Of course, I don't know if you can do this easily with JavaScript, with its single stack - maybe someone could enlighten me why people are even trying to use JavaScript for this kind of work...?
IIUC web workers do support multiple cores, but communication between them doesn't seem to me to readily support FBP-style design.
Since JS is now #7 on the TIOBE popularity stats, maybe we should turn our attention to Python or C[++], both of which easily support this kind of thing... See http://www.tiobe.com/index.php/content/paperinfo/tpci/index.html .

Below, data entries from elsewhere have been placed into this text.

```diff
@@ -138,58 +183,9 @@
 #pragma unroll
   for (int i = 0; i < 32; ++i) o[i] = 0.f;
   float m[2] = {-INFINITY, -INFINITY}, l[2] = {0.f, 0.f};
+  if (wg == 1) turn_end(wg);
   mbar_wait_nocall(q_full, 0);
-  for (int j = 0; j < nblk; ++j) {
-    const int st = j % kKvStages;
-    mbar_wait_nocall(&kv_full[st], (j / kKvStages) & 1);
-    float s[64];
-    wg_fence();
-    const uint32_t k_addr = smem_u32(sK + st * kTileBytes);
-#pragma unroll
-    for (int k = 0; k < 4; ++k) wgmma_ss_n128(s, wg_desc_sw128(q_addr + 32 * k), wg_desc_sw128(k_addr + 32 * k), k);
-    wg_commit();
-    wg_wait<0>();
-    if (j * 128 + 128 > p.S) {
-#pragma unroll
-      for (int jj = 0; jj < 16; ++jj)
-#pragma unroll
-        for (int e = 0; e < 2; ++e)
-          if (j * 128 + 8 * jj + 2 * (lane & 3) + e >= p.S) { s[4 * jj + e] = -INFINITY; s[4 * jj + 2 + e] = -INFINITY; }
-    }
-    uint32_t pa[32];
-#pragma unroll
-    for (int h = 0; h < 2; ++h) {
-      float mx = -INFINITY;
-#pragma unroll
-      for (int jj = 0; jj < 16; ++jj) mx = fmaxf(mx, fmaxf(s[4 * jj + 2 * h], s[4 * jj + 2 * h + 1]));
-      mx = fmaxf(mx, __shfl_xor_sync(0xffffffffu, mx, 1));
-      mx = fmaxf(mx, __shfl_xor_sync(0xffffffffu, mx, 2));
-      const float m_new = fmaxf(m[h], mx);
-      const float alpha = ex2_approx((m[h] - m_new) * sl2e);
-      const float mb = m_new * sl2e;
-      float sum = 0.f;
-#pragma unroll
-      for (int jj = 0; jj < 16; ++jj) {
-        const float p0 = ex2_approx(fmaf(s[4 * jj + 2 * h], sl2e, -mb));
-        const float p1 = ex2_approx(fmaf(s[4 * jj + 2 * h + 1], sl2e, -mb));
-        sum += p0 + p1;
-        pa[4 * (jj >> 1) + 2 * (jj & 1) + h] = pack_half2(p0, p1);
-      }
-      l[h] = l[h] * alpha + sum;
-      m[h] = m_new;
-#pragma unroll
-      for (int jj = 0; jj < 8; ++jj) { o[4 * jj + 2 * h] *= alpha; o[4 * jj + 2 * h + 1] *= alpha; }
-    }
-    wg_fence();
-    const uint32_t v_addr = smem_u32(sV + st * kTileBytes);
-#pragma unroll
-    for (int kk = 0; kk < 8; ++kk)
-      wgmma_rs_n64_tb(o, *reinterpret_cast<const uint32_t(*)[4]>(pa + 4 * kk), wg_desc_sw128(v_addr + 2048 * kk));
-    wg_commit();
-    wg_wait<0>();
-    if (lane == 0) mbar_arrive(&kv_empty[st]);
-  }
-  float ot[kIp ? 32 : 1];
+  attn_source(o, m, l, q_addr, sK, sV, kv_full, kv_empty, 0, nblk, p.S, sl2e, wg, lane);
   float s_ip = 0.f;
   if constexpr (kIp) {
 #pragma unroll
@@ -200,18 +196,18 @@
       const float inv = 1.0f / lt;
 #pragma unroll
       for (int jj = 0; jj < 8; ++jj) {
-        ot[4 * jj + 2 * h] = o[4 * jj + 2 * h] * inv;
-        ot[4 * jj + 2 * h + 1] = o[4 * jj + 2 * h + 1] * inv;
+        s_ot[(4 * jj + 2 * h) * (kConsumerWarps * 32) + threadIdx.x] = o[4 * jj + 2 * h] * inv;
+        s_ot[(4 * jj + 2 * h + 1) * (kConsumerWarps * 32) + threadIdx.x] = o[4 * jj + 2 * h + 1] * inv;
       }
       m[h] = -INFINITY;
       l[h] = 0.f;
     }
 #pragma unroll
     for (int i = 0; i < 32; ++i) o[i] = 0.f;
-    const int nblk_ip = (p.S_ip + 127) / 128;
-    for (int j = nblk; j < nblk + nblk_ip; ++j) attn_key_block(o, m, l, q_addr, sK, sV, kv_full, kv_empty, j, j - nblk, p.S_ip, sl2e, lane);
+    attn_source(o, m, l, q_addr, sK, sV, kv_full, kv_empty, nblk, (p.S_ip + 127) / 128, p.S_ip, sl2e, wg, lane);
     s_ip = *p.ip_scale;
   }
+  if (wg == 0) turn_begin(wg);
   const int r = wg * 64 + (warp & 3) * 16 + (lane >> 2);
 #pragma unroll
   for (int h = 0; h < 2; ++h) {
@@ -225,8 +221,8 @@
 #pragma unroll
       for (int jj = 0; jj < 8; ++jj) {
         if constexpr (kIp)
-          *reinterpret_cast<__half2*>(out + 8 * jj) = __floats2half2_rn(fmaf(s_ip, o[4 * jj + 2 * h] * inv, ot[4 * jj + 2 * h]),
-                                                                        fmaf(s_ip, o[4 * jj + 2 * h + 1] * inv, ot[4 * jj + 2 * h + 1]));
+          *reinterpret_cast<__half2*>(out + 8 * jj) = __floats2half2_rn(fmaf(s_ip, o[4 * jj + 2 * h] * inv, s_ot[(4 * jj + 2 * h) * (kConsumerWarps * 32) + threadIdx.x]),
+                                                                        fmaf(s_ip, o[4 * jj + 2 * h + 1] * inv, s_ot[(4 * jj + 2 * h + 1) * (kConsumerWarps * 32) + threadIdx.x]));
         else
           *reinterpret_cast<__half2*>(out + 8 * jj) = __floats2half2_rn(o[4 * jj + 2 * h] * inv, o[4 * jj + 2 * h + 1] * inv);
       }
@@ -240,10 +236,11 @@
   const bool ip = p.S_ip > 0;
   if (ip && !p.ip_scale) return 2002;
   auto kernel = ip ? attention_kernel<true> : attention_kernel<false>;
-  int r = smem_optin(kernel, kAttnSmem, g_attn_attr[ip]);
+  const int smem = ip ? kAttnSmemIp : kAttnSmem;
+  int r = smem_optin(kernel, smem, g_attn_attr[ip]);
   if (r) return r;
   const long tiles = (long)p.B * p.n_head * ((p.T + 127) / 128);
-  return launch_kernel(kernel, dim3((unsigned)tiles), dim3(kAttnThreads), (size_t)kAttnSmem, st, true, p);
-}
-
-}
+  return launch_kernel(kernel, dim3((unsigned)tiles), dim3(kAttnThreads), (size_t)smem, st, true, p);
+}
+
+}
diff --git a/stable-diffusion-xl-burn_b200/csrc/common.cuh b/stable-diffusion-xl-burn_b200/csrc/common.cuh
--- a/stable-diffusion-xl-burn_b200/csrc/common.cuh
+++ b/stable-diffusion-xl-burn_b200/csrc/common.cuh
@@ -43,6 +43,13 @@
 __device__ __forceinline__ void setmaxnreg_dec() { asm volatile("setmaxnreg.dec.sync.aligned.u32 %0;" ::"n"(N)); }
 template <int N>
 __device__ __forceinline__ void setmaxnreg_inc() { asm volatile("setmaxnreg.inc.sync.aligned.u32 %0;" ::"n"(N)); }
+
+__device__ __forceinline__ void named_bar_sync(int id, int count) {
+  asm volatile("bar.sync %0, %1;" ::"r"(id), "r"(count) : "memory");
+}
+__device__ __forceinline__ void named_bar_arrive(int id, int count) {
+  asm volatile("bar.arrive %0, %1;" ::"r"(id), "r"(count) : "memory");
+}
 
 __device__ __forceinline__ void griddep_wait() { asm volatile("griddepcontrol.wait;" ::: "memory"); }
 __device__ __forceinline__ void griddep_launch_dependents() {
@@ -129,6 +136,11 @@
 __device__ __forceinline__ void wg_wait() {
   asm volatile("wgmma.wait_group.sync.aligned %0;" ::"n"(N) : "memory");
 }
+template <int N>
+__device__ __forceinline__ void wg_fence_regs(float (&r)[N]) {
+#pragma unroll
+  for (int i = 0; i < N; ++i) asm volatile("" : "+f"(r[i]));
+}
 __device__ __forceinline__ uint64_t wg_desc_sw128(uint32_t saddr) {
   const uint32_t lo = ((saddr >> 4) & 0x3FFFu) | (1u << 16);
   const uint32_t hi = 64u  | (1u << 30) ;
```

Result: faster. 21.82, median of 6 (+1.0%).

PS I didn't know Swing was dead! DrawFBP seems to work pretty well, and it's based on Swing!
Maybe someone could correct me but I think the JS community is simply trying to shoehorn things into JS even though they don't make sense.
Paul Morrison scripsit:
> PS I didn't know Swing was dead! DrawFBP seems to work pretty well, and
> it's based on Swing!
Swing is only dead in the sense that the kool kids don't like it any more
(or desktop apps of any sort, only web apps and native mobile apps).
That doesn't mean support for it in Java is going away.
Humberto Madeira scripsit:
> When I switched from Swing to Web - even with all the browser quirkiness of
> IE 5.5 at the time, the improvement was so dramatic that no one was
> inclined to switch back.
You're talking about desktop apps running as local web servers? Running
on centralized web servers is a whole different thing, with completelyl
different security and performance profiles.
In any case, there are
still a lot of limitations in HTML5, particularly in the area of direct
manipulation UI, though things like drag and drop are now decently supported.
--
When this happens, the process is suspended and some other ready process gets control. Eventually, the suspended process can proceed (because the blocking condition has been relieved) and will get control when time becomes available. Dijkstra called such processes "sequential processes", and explains that the trick is that they do not know that they have been suspended. Their logic is unchanged - they are just "stretched" in time.